* Saved entries *
@@ -506,12 +521,30 @@
 #endif
 }
 
+template <int ARITH, bool PRE1, bool PARTIAL, bool POW>
+__device__ __forceinline__ void vs_filter_role(const VsKernelArgs &args, const VsGroup &g)
+{
+  if constexpr (ARITH == VS_ARITH_F32) {
+    vs_filter_wave<ARITH, PRE1, PARTIAL, POW, false>(args, g);
+  } else {
+    const int tr = g.L->tap_row;
+    const bool same = !g.valid || (tr == __builtin_amdgcn_readfirstlane(tr));
+    constexpr bool MIXED_POW = POW && (PARTIAL || ARITH != VS_ARITH_EXACT);
+    if (__all(same)) {
+      vs_filter_wave<ARITH, PRE1, PARTIAL, POW, true>(args, g);
+    } else {
+      if (POW && !MIXED_POW && g.valid) ((int32_t *)vs_args_again()->odone)[g.row] = 0;
+      vs_filter_wave<ARITH, PRE1, PARTIAL, MIXED_POW, false>(args, g);
+    }
+  }
+}
+
 template <int ARITH, bool PRE1, int ROLES, bool POW>
 __device__ __forceinline__ void vs_synth_ws_body(const VsKernelArgs &args)
 {
   extern __shared__ __attribute__((aligned(16))) int16_t lds_base[];
 
-  const int widx = (int)threadIdx.x >> 6;
+  const int widx = __builtin_amdgcn_readfirstlane((int)threadIdx.x >> 6);
   int ngroups, role, slot;
   if (ROLES == 3 && args.ws_layout == VS_WS_LAYOUT_SPREAD_2X3) {
     const int simd = widx & 3, second = widx >> 2;
@@ -546,7 +579,7 @@
   g.ord.oseq = g.npub + VS_WAVE;
   g.ord.otak = g.ord.oseq + VS_WAVE;
   g.ord.w = g.ord.otak + VS_WAVE;
-  g.row = (long)g.L->row;
+  g.row = g.L->row;
 
   if (role == 0) {
     g.gpub[g.lane] = 0;
@@ -566,7 +599,7 @@
 #ifdef VS_TIMING_FILTER_ONLY
   if (role != ROLES - 1) return;
 #endif
-  if (role == ROLES - 1) vs_filter_wave<ARITH, PRE1, ROLES == 2, POW>(args, g);
+  if (role == ROLES - 1) vs_filter_role<ARITH, PRE1, ROLES == 2, POW>(args, g);
   else if (ROLES == 3 && role == 1) vs_noise_wave(args, g);
   else vs_generator_wave<ROLES == 3>(args, g);
 }
diff --git a/voice_synth_amd/csrc/vs_planhost.c b/voice_synth_amd/csrc/vs_planhost.c
--- a/voice_synth_amd/csrc/vs_planhost.c
+++ b/voice_synth_amd/csrc/vs_planhost.c
@@ -170,6 +170,7 @@
   size_t bad;
   VsBatchStats st;
   uint64_t *key;
+  int by_taps;
   uint64_t key_or, key_and;
 } ExpandJob;
 
@@ -436,10 +437,18 @@
   return VS_OK;
 }
 
+#define VS_KEY_OPT_SHIFT 5
 static uint64_t record_order_key(const VsDevLane *d)
 {
   return ((uint64_t)(uint32_t)d->P << 36) | ((uint64_t)(uint32_t)d->T2 << 8) |
-         (uint64_t)(d->flags & (VS_DF_JITTER | VS_DF_SHIMMER | VS_DF_NOISE));
+         ((uint64_t)(d->flags & (VS_DF_JITTER | VS_DF_SHIMMER | VS_DF_NOISE)) << VS_KEY_OPT_SHIFT);
+}
+#define VS_KEY_TAP_SHIFT 0
+#define VS_KEY_TAP_CUSTOM 31u
+static uint64_t record_tap_key(const VsDevLane *d)
+{
+  const uint32_t t = (d->tap_row >= 0 && (uint32_t)d->tap_row < VS_KEY_TAP_CUSTOM) ? (uint32_t)d->tap_row : VS_KEY_TAP_CUSTOM;
+  return (uint64_t)t << VS_KEY_TAP_SHIFT;
 }
 
 static void expand_range(void *arg)
@@ -464,7 +473,7 @@
     }
     stats_lane(&j->st, &j->lanes[l], &j->dl[i]);
     if (j->key) {
-      const uint64_t k = record_order_key(&j->dl[i]);
+      const uint64_t k = record_order_key(&j->dl[i]) | (j->by_taps ? record_tap_key(&j->dl[i]) : 0);
       j->key[i] = k;
       j->key_or |= k;
       j->key_and &= k;
@@ -493,7 +502,7 @@
 }
 
 static int expand_pass(VsTeam *team, const vs_lane *lanes, VsDevLane *dl, size_t n_lanes, int filter_only,
-                       const uint32_t *order, uint64_t *key, uint64_t *varying, VsBatchStats *stats)
+                       const uint32_t *order, uint64_t *key, int by_taps, uint64_t *varying, VsBatchStats *stats)
 {
   ExpandJob jobs[VS_MAX_JOBS];
   const int n_jobs = jobs_for(n_lanes, team != NULL);
@@ -507,6 +516,7 @@
     j->dl = dl;
     j->order = order;
     j->key = key;
+    j->by_taps = by_taps;
     j->lo = lo;
     j->hi = hi;
     j->filter_only = filter_only;
@@ -550,6 +560,12 @@
 int vs_expand_all_ordered_ws(VsPlanWs *ws, const vs_lane *lanes, size_t n_lanes, int filter_only, VsDevLane **dl_out,
                              int *reordered, VsBatchStats *stats)
 {
+  return vs_expand_all_grouped_ws(ws, lanes, n_lanes, filter_only, 0, dl_out, reordered, stats);
+}
+
+int vs_expand_all_grouped_ws(VsPlanWs *ws, const vs_lane *lanes, size_t n_lanes, int filter_only, int by_taps,
+                             VsDevLane **dl_out, int *reordered, VsBatchStats *stats)
+{
   if (!ws || !lanes || !dl_out || n_lanes == 0) return VS_ERR_ARG;
   if (reordered) *reordered = 0;
   const int may_order = !filter_only && n_lanes >= 2 && n_lanes <= 0xFFFFFFFFu;
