# lucaspk512/vrdone

Hardware: AMD Instinct MI355X
Metric: subject-object pairs/sec forward (2048 pairs x 256 frames x 512-d) (higher is better)
Workload: dtype f16x3: f32 products as 3 scaled-f16 MFMA products (~22-bit), f32 accumulate; reference-grade: distance to a float64 run of the reference <= 1.4 x the reference's own float32 error (tests/golden/mask_vrd_f64.npz)

## Files before the change

include/vrdone_hip.h:

```cpp
#ifndef VRDONE_HIP_H
#define VRDONE_HIP_H

#include <stdint.h>

#ifdef __cplusplus
extern "C" {
#endif

#define VRD_ABI_VERSION 36

#define VRD_DETERMINISTIC 1
#define VRD_ERR_SCRATCH (-3)
int vrd_scratch_required(int64_t* floats);

enum vrd_act { VRD_ACT_NONE = 0, VRD_ACT_RELU = 1, VRD_ACT_GELU = 2 };

enum vrd_pair_format { VRD_PAIR_NONE = 0, VRD_PAIR_BF16 = 1, VRD_PAIR_F16 = 2 };
#define VRD_F16_ACT_EXP 4

enum vrd_kernel_id {
    VRD_K_GEMM = 0, VRD_K_LAYERNORM = 1, VRD_K_DWCONV_LN = 2, VRD_K_LOCAL_ATTN = 3,
    VRD_K_ATTN_SMALL = 4, VRD_K_ATTN_FLASH = 5, VRD_K_POOL = 6, VRD_K_MASK_HEAD = 7,
    VRD_K_TRANSPOSE = 8, VRD_K_POSTPROC = 9, VRD_K_GEMM_X3 = 10, VRD_K_GEMM_X3_DMA = 11, VRD_K_GEMM_X3_BIG = 12,
    VRD_K_BACKWARD = 13,
// ... 15 lines not shown
                   float* dst, int64_t ld_dst, int out_pair , int T_src, const int32_t* src_batch,
                   void* stream);
typedef struct {
    const float* const* src;
    const int32_t* lens;
    int32_t P, C_in, T, V, Cc, S, E;
    float* vis;
    float* clip;
    float* so_box;
    float* ent;
    int32_t pair_wide;
} vrd_pack_args;
int vrd_pack_pairs(const vrd_pack_args* a, void* stream);

typedef struct {
    const float* vis;
    const float* clip;
    const float* boxes;
    const int64_t* s_row;
    const int64_t* o_row;
    const int32_t* lens;
    int32_t P, T, V, Cc, stride;
    float w, h;
    float* out_vis;
    float* out_clip;
    float* out_so_box;
    float* out_ent;
    int32_t pair_wide;
    const float* seq_wh;
} vrd_gather_args;
int vrd_gather_pairs(const vrd_gather_args* a, void* stream);

typedef struct {
    const float* vis;
    const float* clip;
    const float* boxes;
    const int64_t* s_row;
    const int64_t* o_row;
    const int32_t* lens;
    const int32_t* lead;
    const float* seq_wh;
    const int32_t* seg_lo;
    const int32_t* seg_hi;
    int32_t P, G, T, V, Cc, stride;
    float* out_vis;
    float* out_clip;
    float* out_so_box;
    float* out_ent;
    uint8_t* out_mask;
    float* out_targets;
    int32_t pair_wide;
} vrd_gather_train_args;
int vrd_gather_train(const vrd_gather_train_args* a, void* stream);

typedef struct {
    const float* streams;
    const float* snippets;
    const int64_t* stream_row;
    const int32_t* lens;
    int32_t P, T, D, L, piece, reach;
    float* out;
} vrd_assemble_args;
int vrd_assemble_pairs(const vrd_assemble_args* a, void* stream);

int vrd_btc_to_bct(const float* src, int64_t ld_src, int B, int C, int T, float* dst, void* stream);
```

* Task directions *
Search the entries for the word "widx" and show every line that has it.

* Solution below *
-  const int widx = (int)threadIdx.x >> 6;
+  const int widx = __builtin_amdgcn_readfirstlane((int)threadIdx.x >> 6);
     const int simd = widx & 3, second = widx >> 2;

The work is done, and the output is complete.